My premise, and this is after many hours of working with AI over a year or more, is that at this particular moment in history, the best AI has to offer is to be a rather naive, but sometimes insightful, young assistant. My teachers reviewed the commercially published tests and checked for typos and accurate keys. My professors supervised their teaching assistants, providing them guidelines and checking their work. My AI helpers, who at the moment are ChatGPT and Gemini, need guidance and supervision by me.
Commercially published textbooks, tests, workbooks, worksheets, and the like have been acceptable and welcomed for a century. No one would have asked the one room schoolhouse teacher to publish her own grammar books. No one would have faulted a full professor for having his assistant grade lab reports. In 1991, and this is before the demands of differentiating instruction, the teacher was the creative director of a plan to educate using resources that they had vetted and sometimes using assistants that they supervised. At the time, this arrangement was both normal and uncontroversial.

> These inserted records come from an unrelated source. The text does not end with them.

def _bn_stats_request(up):
    if up is None or not ops.planes_on() or up.get("bn_stats") is not None:
        return None
    if ops._relu_code(up["relu"]) not in (0, 1):
        return None
    if up.get("res"):
        if not (_BN3_FUSE and ops._relu_code(up["relu"]) == 1 and ops.is_planes(up["out"]) and up["training"]):
            return None
        return ops.BnStats(up["y"], up["coef"], up["relu"], mask=up["out"])
    return ops.BnStats(up["y"], up["coef"], up["relu"])


def cba_bwd_bn(conv, bn, ctx, dout, sink, dy_out=None, need_dx=True):
    y, o = ctx["y"], ctx["out"]
    sep = ctx.get("sep")
    if sep is not None:
        conv = sep.body[1]
    gw, gb = bn.weight, bn.bias
    dgamma = sink.target(gw) if gw.requires_grad else torch.empty_like(gw)
    dbeta = sink.target(gb) if gb.requires_grad else torch.empty_like(gb)
    dyp = (not ctx.get("dw")) and ops.planes_conv_ok(conv.cin_p, conv.cout_p, 1) and (need_dx or ops.is_planes(ctx["x"]))
    st = ctx.pop("bn_stats", None)
    if st is not None and st.partials is not None and st.masked:
        dout = ops.as_f32(dout)
        dy, _ = ops.bn_backward(dout, None, y, ctx["coef"], gw, False, ctx["training"], dgamma, dbeta, want_dres=False,
                                dy=dy_out, dy_planes=dyp, stats=st)
        dres = dout if ctx["res"] else None
    else:
        dy, dres = ops.bn_backward(ops.as_f32(dout), o if ctx["relu"] else None, y, ctx["coef"], gw, ctx["relu"], ctx["training"],
                                   dgamma, dbeta, want_dres=ctx["res"], dy=dy_out, dy_planes=dyp, stats=st)
    if gw.requires_grad:
        sink.done(gw)
    if gb.requires_grad:
        sink.done(gb)
    return dy, dres


def cba_bwd(conv, bn, ctx, dout, sink, need_dx=True, dx=None, accumulate=False, up=None):
    x, g = ctx["x"], ctx["g"]
    sep = ctx.get("sep")
    dy, dres = cba_bwd_bn(conv, bn, ctx, dout, sink, need_dx=need_dx or sep is not None)
    if sep is not None:
        conv = sep.body[1]
    if ctx.get("dw"):
        if conv.is_dw3x3():
            return conv.bwd_fused(dy, sink, need_dx, dx, accumulate), dres
        return conv.bwd(dy, sink, need_dx, dx, accumulate), dres
    conv.write_wgrad(x, dy, g, sink)
    if conv.bias is not None and conv.bias.requires_grad:
        ops.unpad_weights(ops.colsum(dy).view(-1, 1, 1, 1), sink.target(conv.bias).view(-1, 1, 1, 1))
        sink.done(conv.bias)
    if sep is not None:
        dmid = ops.conv2d_dgrad(dy, conv.ohwi(), g, tuple(x.shape), wpk=conv.packed(1), wpk2=conv.packed2(1))
        return sep.body[0].bwd(dmid, sink, need_dx, dx, accumulate), dres
    if need_dx:
        req = _bn_stats_request(up) if (up is not None and tuple(up["y"].shape) == tuple(x.shape)) else None
        dx = ops.conv2d_dgrad(dy, conv.ohwi(), g, tuple(x.shape), dx, accumulate, wpk=conv.packed(1), wpk2=conv.packed2(1),
                              bn_stats=req)
        if req is not None and req.partials is not None:
            up["bn_stats"] = req
    else:
        dx = None
    return dx, dres


def fuse_batch_counters(root):
    bns = [m for m in root.modules() if isinstance(m, nn.BatchNorm2d) and m.num_batches_tracked is not None]
    if not bns:
        return None
    flat = torch.stack([m.num_batches_tracked.detach().reshape(()) for m in bns]).contiguous()
    for i, m in enumerate(bns):
        m._buffers["num_batches_tracked"] = flat[i]
        m._iswm_nbt_fused = True
    return flat


class WeightPacker(object):

    def __init__(self, root):
        self.convs = [m for m in root.modules() if isinstance(m, Conv2d) and not m.needs_pack()]
        self.key, self.jobs, self.njobs, self.blocks, self.entries = None, None, 0, 0, []

    def _build(self, dev):
        import ctypes
        from .. import _lib
        lib = _lib.load()
        jobs, entries, first = [], [], 0
        keep = []
        for m in self.convs:
            w = m.weight
            v = w.permute(0, 2, 3, 1)
            if not (w.is_cuda and v.is_contiguous()):
                continue
            taps = m.kernel_size[0] * m.kernel_size[1]
            bufs = {}
            kinds = []
            for kind in (0, 1):
                if ops.planes_on() and lib.iswm_packed_weight_bytes(m.out_channels, taps, m.in_channels, kind + 2):
                    kinds.append(kind + 2)
                else:
                    kinds.append(kind)
            for kind in kinds:
                nb = lib.iswm_packed_weight_bytes(m.out_channels, taps, m.in_channels, kind)
                if nb == 0:
                    continue
                buf = torch.empty((nb // 4,), dtype=torch.float32, device=dev)
                bufs[kind] = buf
                jobs.append((w.data_ptr(), buf.data_ptr(), m.out_channels, taps, m.in_channels, kind, first, 0))
                first += lib.iswm_pack_job_blocks(m.out_channels, taps, m.in_channels, kind)
            if bufs:
                e = dict(live=False, epoch=-1, version=-1, ptr=w.data_ptr(), buf={k: bufs.get(k) for k in range(4)})
                m._iswm_wpk = e
                entries.append((m, e))
                keep.append(bufs)

        class _Job(ctypes.Structure):
            _fields_ = [("w", ctypes.c_void_p), ("packed", ctypes.c_void_p), ("Cout", ctypes.c_int), ("taps", ctypes.c_int),
                        ("Cin", ctypes.c_int), ("kind", ctypes.c_int), ("first_block", ctypes.c_int),
                        ("reserved", ctypes.c_int)]
        arr = (_Job * max(1, len(jobs)))()
        for i, j in enumerate(jobs):
            arr[i] = _Job(*j)
        self.jobs = torch.frombuffer(bytearray(bytes(arr)), dtype=torch.uint8).to(dev) if jobs else None
        self.njobs, self.blocks, self.entries = len(jobs), first, entries

    def begin(self):
        from .. import _lib
        math = _lib.load().iswm_get_conv_math()
        if math < 1 or not ops._USE_PACKED or not self.convs:
            return
        key = (math, ops.planes_on()) + tuple(m.weight.data_ptr() for m in self.convs)
        if key != self.key:
            self._build(self.convs[0].weight.device)
            self.key = key
        if self.njobs == 0:
            return
        ops.call("iswm_pack_weights_batch", ops._p(self.jobs), self.njobs, self.blocks, ops._stream())
        for m, e in self.entries:
            e["live"], e["epoch"], e["version"] = True, ops.WEIGHTS_EPOCH, m.weight._version

    def end(self):
        for _, e in self.entries:
            e["live"] = False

The introduction of AI as a source of learning or an assessment tool doesn’t diminish the instructor’s crucial role; it amplifies it in the same way a carpenters’ work was amplified by the invention of the nail gun. Just as educators have always been responsible for the quality and integrity of their classrooms, they must now extend that vigilance to AI. This active supervision ensures that AI enhances, rather than supplants, sound pedagogical practices.

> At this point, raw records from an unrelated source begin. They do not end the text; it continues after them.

template <typename T> struct Vec16;
template <> struct Vec16<__nv_bfloat16> {
    static constexpr int N = 8;
    PK_DEVICE static void unpack(const uint4& q, float (&f)[8]) {
        f[0] = bf16lo(q.x); f[1] = bf16hi(q.x); f[2] = bf16lo(q.y); f[3] = bf16hi(q.y);
        f[4] = bf16lo(q.z); f[5] = bf16hi(q.z); f[6] = bf16lo(q.w); f[7] = bf16hi(q.w);
    }
    PK_DEVICE static uint4 pack(const float (&f)[8]) {
        return make_uint4(pack_bf16x2(f[0], f[1]), pack_bf16x2(f[2], f[3]), pack_bf16x2(f[4], f[5]), pack_bf16x2(f[6], f[7]));
    }
    PK_DEVICE static float vmax(const uint4& q) {
        const __nv_bfloat162 a = __hmax2(*reinterpret_cast<const __nv_bfloat162*>(&q.x), *reinterpret_cast<const __nv_bfloat162*>(&q.y));
        const __nv_bfloat162 b = __hmax2(*reinterpret_cast<const __nv_bfloat162*>(&q.z), *reinterpret_cast<const __nv_bfloat162*>(&q.w));
        const __nv_bfloat162 c = __hmax2(a, b);
        return fmaxf(__low2float(c), __high2float(c));
    }
};
template <> struct Vec16<float> {
    static constexpr int N = 4;
    PK_DEVICE static void unpack(const uint4& q, float (&f)[4]) {
        f[0] = __uint_as_float(q.x); f[1] = __uint_as_float(q.y); f[2] = __uint_as_float(q.z); f[3] = __uint_as_float(q.w);
    }
    PK_DEVICE static uint4 pack(const float (&f)[4]) {
        return make_uint4(__float_as_uint(f[0]), __float_as_uint(f[1]), __float_as_uint(f[2]), __float_as_uint(f[3]));
    }
    PK_DEVICE static float vmax(const uint4& q) {
        return fmaxf(fmaxf(__uint_as_float(q.x), __uint_as_float(q.y)), fmaxf(__uint_as_float(q.z), __uint_as_float(q.w)));
    }
};

PK_DEVICE uint4 ld_stream(const uint4* p) {
    uint4 r;
    asm volatile("ld.global.nc.L1::no_allocate.v4.u32 {%0,%1,%2,%3}, [%4];" : "=r"(r.x), "=r"(r.y), "=r"(r.z), "=r"(r.w) : "l"(p));
    return r;
}
PK_DEVICE uint4 ld_plain(const uint4* p) { return *p; }
PK_DEVICE void st_stream(uint4* p, const uint4& v) {
    asm volatile("st.global.cs.v4.u32 [%0], {%1,%2,%3,%4};" ::"l"(p), "r"(v.x), "r"(v.y), "r"(v.z), "r"(v.w) : "memory");
}

struct RnntDims {
    int B, T, U1, V, ldv;
    int ld_labels;
    int ND;
};
PK_DEVICE size_t skew_index(const RnntDims& d, int b, int t, int u) { return ((size_t)b * d.ND + (t + u)) * d.U1 + u; }

constexpr int ROWSTATS_UNROLL = 4;

template <typename T>
__global__ void __launch_bounds__(256) rnnt_rowstats_kernel(const T* __restrict__ logits, const int* __restrict__ labels,
                                                            const int* __restrict__ frame_lens, const int* __restrict__ label_lens,
                                                            RnntDims d, float* __restrict__ lse_out, float* __restrict__ lpb_skew,
                                                            float* __restrict__ lpl_skew) {
    constexpr int VN = Vec16<T>::N;
    const int lane = threadIdx.x & 31;
    const long long warp_global = (long long)blockIdx.x * (blockDim.x >> 5) + (threadIdx.x >> 5);
    const long long n_warps = (long long)gridDim.x * (blockDim.x >> 5);
    const long long rows = (long long)d.B * d.T * d.U1;
    const int nvec = (d.V + VN - 1) / VN;
    for (long long row = warp_global; row < rows; row += n_warps) {
        const int u = (int)(row % d.U1);
        const long long bt = row / d.U1;
        const int t = (int)(bt % d.T);
        const int b = (int)(bt / d.T);
        const int Tn = frame_lens[b], Un = label_lens[b];
        if (t >= Tn || u > Un) continue;
        const T* rp = logits + row * (long long)d.ldv;
        const uint4* vp = reinterpret_cast<const uint4*>(rp);
        float m = -INFINITY, s = 0.f;
        const int nfull = d.V / VN;
        for (int i0 = lane; i0 < nfull; i0 += 32 * ROWSTATS_UNROLL) {
            uint4 q[ROWSTATS_UNROLL];
#pragma unroll
            for (int k = 0; k < ROWSTATS_UNROLL; ++k) {
                const int i = i0 + k * 32;
                if (i < nfull) q[k] = ld_stream(vp + i);
            }
#pragma unroll
            for (int k = 0; k < ROWSTATS_UNROLL; ++k) {
                const int i = i0 + k * 32;
                if (i < nfull) {
                    const float cm = Vec16<T>::vmax(q[k]) * kLog2e;
                    if (cm > m) { s *= exp2f(m - cm); m = cm; }
                    float f[VN];
                    Vec16<T>::unpack(q[k], f);
#pragma unroll
                    for (int e = 0; e < VN; ++e) s += ex2_approx(fmaf(f[e], kLog2e, -m));
                }
            }
        }
        if (nfull * VN < d.V && lane == 0) {
            for (int v = nfull * VN; v < d.V; ++v) {
                const float x = to_f32<T>(rp[v]) * kLog2e;
                if (x > m) { s *= exp2f(m - x); m = x; }
                s += exp2f(x - m);
            }
        }
        const float mw = warp_max(m);
        s = (m == -INFINITY) ? 0.f : s * exp2f(m - mw);
        s = warp_sum(s);
        if (lane == 0) {
            const float lse = (mw + log2f(s)) * kLn2;
            const float zb = to_f32<T>(rp[0]);
            lse_out[row] = lse;
            const size_t sk = skew_index(d, b, t, u);
            lpb_skew[sk] = zb - lse;
            if (u < Un) {
                const int y = labels[(size_t)b * d.ld_labels + u];
                lpl_skew[sk] = to_f32<T>(rp[y]) - lse;
            }
        }
    }
}

template <typename T>
__global__ void __launch_bounds__(256) rnnt_rowfinish_kernel(const T* __restrict__ logits, const int* __restrict__ labels,
                                                             const int* __restrict__ frame_lens, const int* __restrict__ label_lens,
                                                             RnntDims d, const float2* __restrict__ parts, int n_parts,
                                                             float* __restrict__ lse_out, float* __restrict__ lpb_skew,
                                                             float* __restrict__ lpl_skew) {
    const long long rows = (long long)d.B * d.T * d.U1;
    for (long long row = (long long)blockIdx.x * blockDim.x + threadIdx.x; row < rows; row += (long long)gridDim.x * blockDim.x) {
        const int u = (int)(row % d.U1);
        const long long bt = row / d.U1;
        const int t = (int)(bt % d.T);
        const int b = (int)(bt / d.T);
        const int Tn = frame_lens[b], Un = label_lens[b];
        if (t >= Tn || u > Un) continue;
        float m = -INFINITY;
        for (int i = 0; i < n_parts; ++i) m = fmaxf(m, parts[(size_t)i * rows + row].x);
        float sum = 0.f;
        for (int i = 0; i < n_parts; ++i) {
            const float2 ps = parts[(size_t)i * rows + row];
            sum += ps.y * exp2f(ps.x - m);
        }
        const float lse = (m + log2f(sum)) * kLn2;
        const T* rp = logits + row * (long long)d.ldv;
        lse_out[row] = lse;
        const size_t sk = skew_index(d, b, t, u);
        lpb_skew[sk] = to_f32<T>(rp[0]) - lse;
        if (u < Un) {
            const int y = labels[(size_t)b * d.ld_labels + u];
            lpl_skew[sk] = to_f32<T>(rp[y]) - lse;
        }
    }
}

typedef double lat_t;
#define LAT_NEG_INF (-(double)INFINITY)
PK_DEVICE lat_t lse2(lat_t a, lat_t b) {
    const lat_t mx = fmax(a, b), mn = fmin(a, b);
    if (mx == LAT_NEG_INF) return LAT_NEG_INF;
    return mx + log1p(exp(mn - mx));
}

constexpr int LAT_MAX_G = 512;
constexpr int LAT_MAX_CPT = 4;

Innovation has built all of its AI integrations around a clear philosophy: the instructor remains the expert in the loop. When AI generates test questions, they must be approved by the instructor before being added to an assessment. When AI scores an essay, the instructor sets the rubric, defines the guidelines, and reviews the results before incorporating any of them into the student’s grade. When AI participates in student discussions, it does so within parameters the instructor has defined — including tone, context, and purpose — and under active supervision. When AI grades short-answer responses, it relies on model answers the instructor has already selected and endorsed.
At every turn, Innovation’s workflow puts the instructor in the role of guide and gatekeeper — promoting good old-fashioned professional oversight through the design itself.
The profs who failed to properly read and edit the course materials or assessment comments are to be chided for editing poorly. But the expectation that students have that instructors be the author of all of their course materials is born of an age when technology makes this at least theoretically possible, although not practically so. The expectation that no assessment will be outside the hand of the instructor is a new fashion, also imagined in a context of hyper-alertness to AI usage. One professor noted in the article was criticized by the student for chatting with the AI about writing the critique of the student’s work. But this is precisely what a professor might do with a live assistant in days gone by! The difference is that the student of the past would have no knowledge of the discussion.
One of my remote students this year had nothing good to say about one of her teachers. She cited the example of the fact that her teacher got her powerPoint slide shows from ChatGPT. If that powerPoint were of poor quality or included incorrect information, I could agree. Where this student goes wrong is in thinking that the general notion of getting learning resources elsewhere is illegitimate or unprecedented. The wrong would be in presenting shoddy or incorrect information, not in failing to be the author of everything.